The brown organic dozen was the best buy.


----------



## Danaus29

Right now Menard's has their annual "15% off everything you can fit in the bag" sale going on. If you have a nearby Menard's and need anything from them, now is the time to buy it. Too bad I needed the new extension cord 3 weeks ago. At least the bag of bird seed I want will fit in their bag.


----------



## Forcast

See stores like of all places joann fabrics is closeing some stores. Whats that tell you when something basic like fabric that people cant afford


----------



## ladytoysdream

I found this site today about eggs.
Floating eggs: a bad egg, or just buoyant? - Egg Safety Center
People were talking about eggs that float, if they should use 
them or throw them out.

Lady in local store buying a 18 pack of eggs , sorry don't know the price.
So her husband points out that 1 dozen of medium eggs is $ 2.08.
And says to her , buy 2 dozen medium for less money than the 18 pack.
I don't know what she ended up with. But I know what I would have bought
if it was me.


----------



## Danaus29

A friend who works at Walmart let me know that they had pork loin roasts on clearance for $1 a pound! I bought only 2 because that was all I had room for. I really need to clean out freezers.


----------



## Micheal

Danaus29 said:


> A friend who works at Walmart let me know that they had pork loin roasts on clearance for $1 a pound! I bought only 2 because that was all I had room for. I really need to clean out freezers.

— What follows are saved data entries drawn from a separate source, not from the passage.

# manospits/parallel_heat

Hardware: AMD Instinct MI355X
Metric: Mcells/sec (whole node) + sec/1000 iters, 8192^2 grid at 1/2/4/8 MI355X (higher is better)
Workload: dtype fp32; 1 GPU; model=heat2d 5-point Jacobi (fixed boundary), grid=8192x8192, global_batch=1, seq_len=67108864, parallelism=domain-decomp 1x1 (local), tb_depth 12, halo 12, schedule sync, converge_check=False

## Files before the change

csrc/kernels/stencil.hip:

```cpp
#include <hip/hip_runtime.h>

#include <cmath>
#include <cstdlib>
#include <cstdio>
#include <cstring>
#include <iterator>
#include <map>
#include <mutex>
#include <string>
#include <tuple>
#include <vector>

#include "heat/common.hpp"
#include "heat/init_fn.hpp"
#include "heat/kernels.hpp"
#include "tb_common.hpp"
#include "tb_exp.hpp"
#include "tb_tile.hpp"

namespace heat::gpu {
namespace {

using tbdetail::in_interior;
using tbdetail::TbArgs;
using tbdetail::TbBox;
using tbdetail::wave_max_atomic;

__global__ void init_kernel(float* base, int64_t pitch, int64_t rows, int64_t hx, int64_t hy,
                            int64_t gx0, int64_t gy0, int64_t nx, int64_t ny, int mode,
                            uint64_t seed) {
  const int64_t c = int64_t(blockIdx.x) * blockDim.x + threadIdx.x;
  if (c >= pitch) return;
  for (int64_t r = blockIdx.y; r < rows; r += gridDim.y) {
    const int64_t gx = gx0 + r - hx, gy = gy0 + c - hy;
    base[r * pitch + c] = init_value(mode, gx, gy, nx, ny, seed);
  }
}

__global__ __launch_bounds__(256) void naive_kernel(const float* __restrict__ src,
                                                    float* __restrict__ dst, StencilGeom g,
                                                    Box box, unsigned* resid) {
  const int64_t c = box.c0 + int64_t(blockIdx.x) * 64 + threadIdx.x;
  const int64_t r = box.r0 + int64_t(blockIdx.y) * 4 + threadIdx.y;
  if (tbdetail::gated(g.gate)) return;
  unsigned m = 0;
  if (r < box.r1 && c < box.c1) {
    const int64_t i = r * g.pitch + c;
    const float v = src[i];
    float out = v;
    if (in_interior(g.gx0 + r, g.nx) && in_interior(g.gy0 + c, g.ny))
      out = g.numerics == 1
                ? stencil_mpi(v, src[i - g.pitch], src[i + g.pitch], src[i - 1], src[i + 1], g.cx, g.cy)
                : stencil(v, src[i - g.pitch], src[i + g.pitch], src[i - 1], src[i + 1], g.cx, g.cy);
    dst[i] = out;
    m = __float_as_uint(fabsf(out - v));
  }
  if (resid) wave_max_atomic(m, resid);
}

__global__ void pack_kernel(const float* __restrict__ origin, int64_t pitch, Box box,
                            float* __restrict__ buf) {
  const int64_t cols = box.c1 - box.c0, n = (box.r1 - box.r0) * cols;
  for (int64_t k = int64_t(blockIdx.x) * blockDim.x + threadIdx.x; k < n;
       k += int64_t(gridDim.x) * blockDim.x) {
    const int64_t r = k / cols, c = k % cols;
    buf[k] = origin[(box.r0 + r) * pitch + box.c0 + c];
  }
}

struct BoxCopies {
  BoxCopy c[kMaxBoxCopies];
};

__global__ __launch_bounds__(128) void box_copy_kernel(float* __restrict__ origin, int64_t pitch,
                                                       BoxCopies a, int to_buf) {
  const BoxCopy& c = a.c[blockIdx.y];
  const int64_t rows = c.box.r1 - c.box.r0, cols = c.box.c1 - c.box.c0;
  for (int64_t r = blockIdx.x; r < rows; r += gridDim.x) {
    float* f = origin + (c.box.r0 + r) * pitch + c.box.c0;
    float* b = c.buf + r * cols;
    for (int64_t j = threadIdx.x; j < cols; j += blockDim.x) {
      if (to_buf) b[j] = f[j];
      else f[j] = b[j];
    }
  }
}

__global__ void unpack_kernel(const float* __restrict__ buf, float* __restrict__ origin,
                              int64_t pitch, Box box) {
  const int64_t cols = box.c1 - box.c0, n = (box.r1 - box.r0) * cols;
  for (int64_t k = int64_t(blockIdx.x) * blockDim.x + threadIdx.x; k < n;
       k += int64_t(gridDim.x) * blockDim.x) {
    const int64_t r = k / cols, c = k % cols;
    origin[(box.r0 + r) * pitch + box.c0 + c] = buf[k];
  }
}

__global__ __launch_bounds__(256) void residual_kernel(const float* __restrict__ a,
                                                       const float* __restrict__ b,
                                                       int64_t pitch, Box box, unsigned* resid) {
  const int64_t c = box.c0 + int64_t(blockIdx.x) * 64 + threadIdx.x;
  unsigned m = 0;
  if (c < box.c1)
    for (int64_t r = box.r0 + blockIdx.y * 4 + threadIdx.y; r < box.r1; r += gridDim.y * 4)
      m = max(m, __float_as_uint(fabsf(a[r * pitch + c] - b[r * pitch + c])));
  wave_max_atomic(m, resid);
}

__global__ void judge_kernel(unsigned* resids, int n, int slots, int stride, DeviceGate* gate,
                             double eps, int mpi_compat) {
  constexpr int kMax = 32;
  const int lane = threadIdx.x;
  for (int i0 = 0; i0 < n; i0 += kMax) {
    const int m = min(n - i0, kMax);
    unsigned v[kMax];
#pragma unroll
    for (int j = 0; j < kMax; ++j) v[j] = (j < m && lane < slots) ? resids[lane * stride + i0 + j] : 0u;
#pragma unroll
    for (int j = 0; j < kMax; ++j)
      if (j < m && lane < slots) resids[lane * stride + i0 + j] = 0u;
    DeviceGate gl{};
    if (lane == 0) gl = *gate;
    for (int j = 0; j < m; ++j) {
      unsigned bits = v[j];
#pragma unroll
      for (int off = 32; off >= 1; off >>= 1) bits = max(bits, unsigned(__shfl_xor(int(bits), off)));
      if (lane == 0 && gl.stop == 0u) {
        float r;
        __builtin_memcpy(&r, &bits, 4);
        const unsigned ordinal = gl.checks;
        gl.checks = ordinal + 1u;
        gl.last_bits = bits;
        unsigned why = 0u;
        if ((bits & 0x7F800000u) == 0x7F800000u) why = 2u;
        else if (mpi_compat ? double(r) <= eps : r < float(eps)) why = 1u;
        if (why) {
          gl.reason = why;
          gl.stop_check = ordinal;
          gl.stop = 1u;
        }
      }
    }
    if (lane == 0) *gate = gl;
  }
}

__device__ __forceinline__ int float_key(float f) {
  const int i = __float_as_int(f);
  return i >= 0 ? i : (i ^ 0x7FFFFFFF);
}

__global__ __launch_bounds__(256) void checksum_kernel(const float* __restrict__ origin,
                                                       int64_t pitch, int64_t lx, int64_t ly,
                                                       int64_t ox, int64_t oy, int64_t ny,
                                                       DeviceChecksum* out) {
  unsigned long long h = 0, cnt = 0;
  double sum = 0.0;
  int mn = 0x7FFFFFFF, mx = int(0x80000000);
  for (int64_t r = blockIdx.y; r < lx; r += gridDim.y) {
    const float* row = origin + r * pitch;
    const uint64_t gbase = uint64_t(ox + r) * uint64_t(ny) + uint64_t(oy);
    for (int64_t c = int64_t(blockIdx.x) * blockDim.x + threadIdx.x; c < ly;
         c += int64_t(gridDim.x) * blockDim.x) {
      const float v = row[c];
      const uint32_t bits = __float_as_uint(v);
      h += mix64((gbase + uint64_t(c)) * 0x100000001B3ull ^ bits);
      sum += double(v);
      const int k = float_key(v);
      mn = min(mn, k);
      mx = max(mx, k);
      ++cnt;
    }
  }
#pragma unroll
  for (int off = 32; off >= 1; off >>= 1) {
    h += __shfl_xor(h, off);
    cnt += __shfl_xor(cnt, off);
    sum += __shfl_xor(sum, off);
    mn = min(mn, __shfl_xor(mn, off));
    mx = max(mx, __shfl_xor(mx, off));
  }
  __shared__ unsigned long long sh_h[4], sh_c[4];
  __shared__ double sh_s[4];
  __shared__ int sh_mn[4], sh_mx[4];
  const int w = threadIdx.x >> 6;
  if ((threadIdx.x & 63) == 0) {
    sh_h[w] = h;
    sh_c[w] = cnt;
    sh_s[w] = sum;
    sh_mn[w] = mn;
    sh_mx[w] = mx;
  }
  __syncthreads();
  if (threadIdx.x == 0) {
    for (int i = 1; i < int(blockDim.x >> 6); ++i) {
      h += sh_h[i];
      cnt += sh_c[i];
      sum += sh_s[i];
      mn = min(mn, sh_mn[i]);
      mx = max(mx, sh_mx[i]);
    }
    if (cnt) {
      atomicAdd(&out->hash, h);
      atomicAdd(&out->count, cnt);
      atomicAdd(&out->sum, sum);
      atomicMin(&out->min_key, mn);
      atomicMax(&out->max_key, mx);
    }
  }
}

int grid_1d(int64_t n) { return int(std::min<int64_t>(ceil_div(n, 256), 256 * 16)); }

}

bool tb_depth_supported(int k) {
  return (k >= 1 && k <= kTbMaxDepth) || k == kTbDeepDepth;
}

int tb_strip_width(int k, int lane_cols) {
  return 64 * lane_cols - 2 * int(round_up(k, lane_cols));
}
int tb_lane_cols(int variant) { return (variant & tbv::kFloat2) ? 2 : 4; }

int tb_variant_lag(int variant) {
  const int pipe = variant & tbv::kPipeMask;
  if (pipe == tbv::kRamp && (variant & tbv::kPrefetch6)) return 4;
  switch (pipe) {
    case tbv::kRing4: return 2;
    case tbv::kRing2: return 0;
    case tbv::kRamp: return 3;
    default: return 1;
  }
}

bool tb_variant_split(int variant) {
  return (variant & tbv::kSplit) && tb_variant_deep(variant);
}

bool tb_variant_deep(int variant) {
  return (variant & tbv::kScalar) && !(variant & tbv::kFloat2) && tb_variant_lag(variant) == 3;
}
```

I got some "friends" that work at the local Walmart also. 
The last time they let me know about anything on sale was just before X-mas and it wasn't anything I wanted, but I think you can guess who wanted it as a present....


----------



## Danaus29

Micheal said:


> I got some "friends" that work at the local Walmart also.
> The last time they let me know about anything on sale was just before X-mas and it wasn't anything I wanted, but I think you can guess who wanted it as a present....


I was just a bit hesitant to look at this. The last 2 people who quoted me, did so just to call me names. 🙄 

I have got texts like that too. Oooh, this is on sale and btw, I want it for Christmas, birthday, just because you love me. Sometimes it's good to have friends in the loop.


----------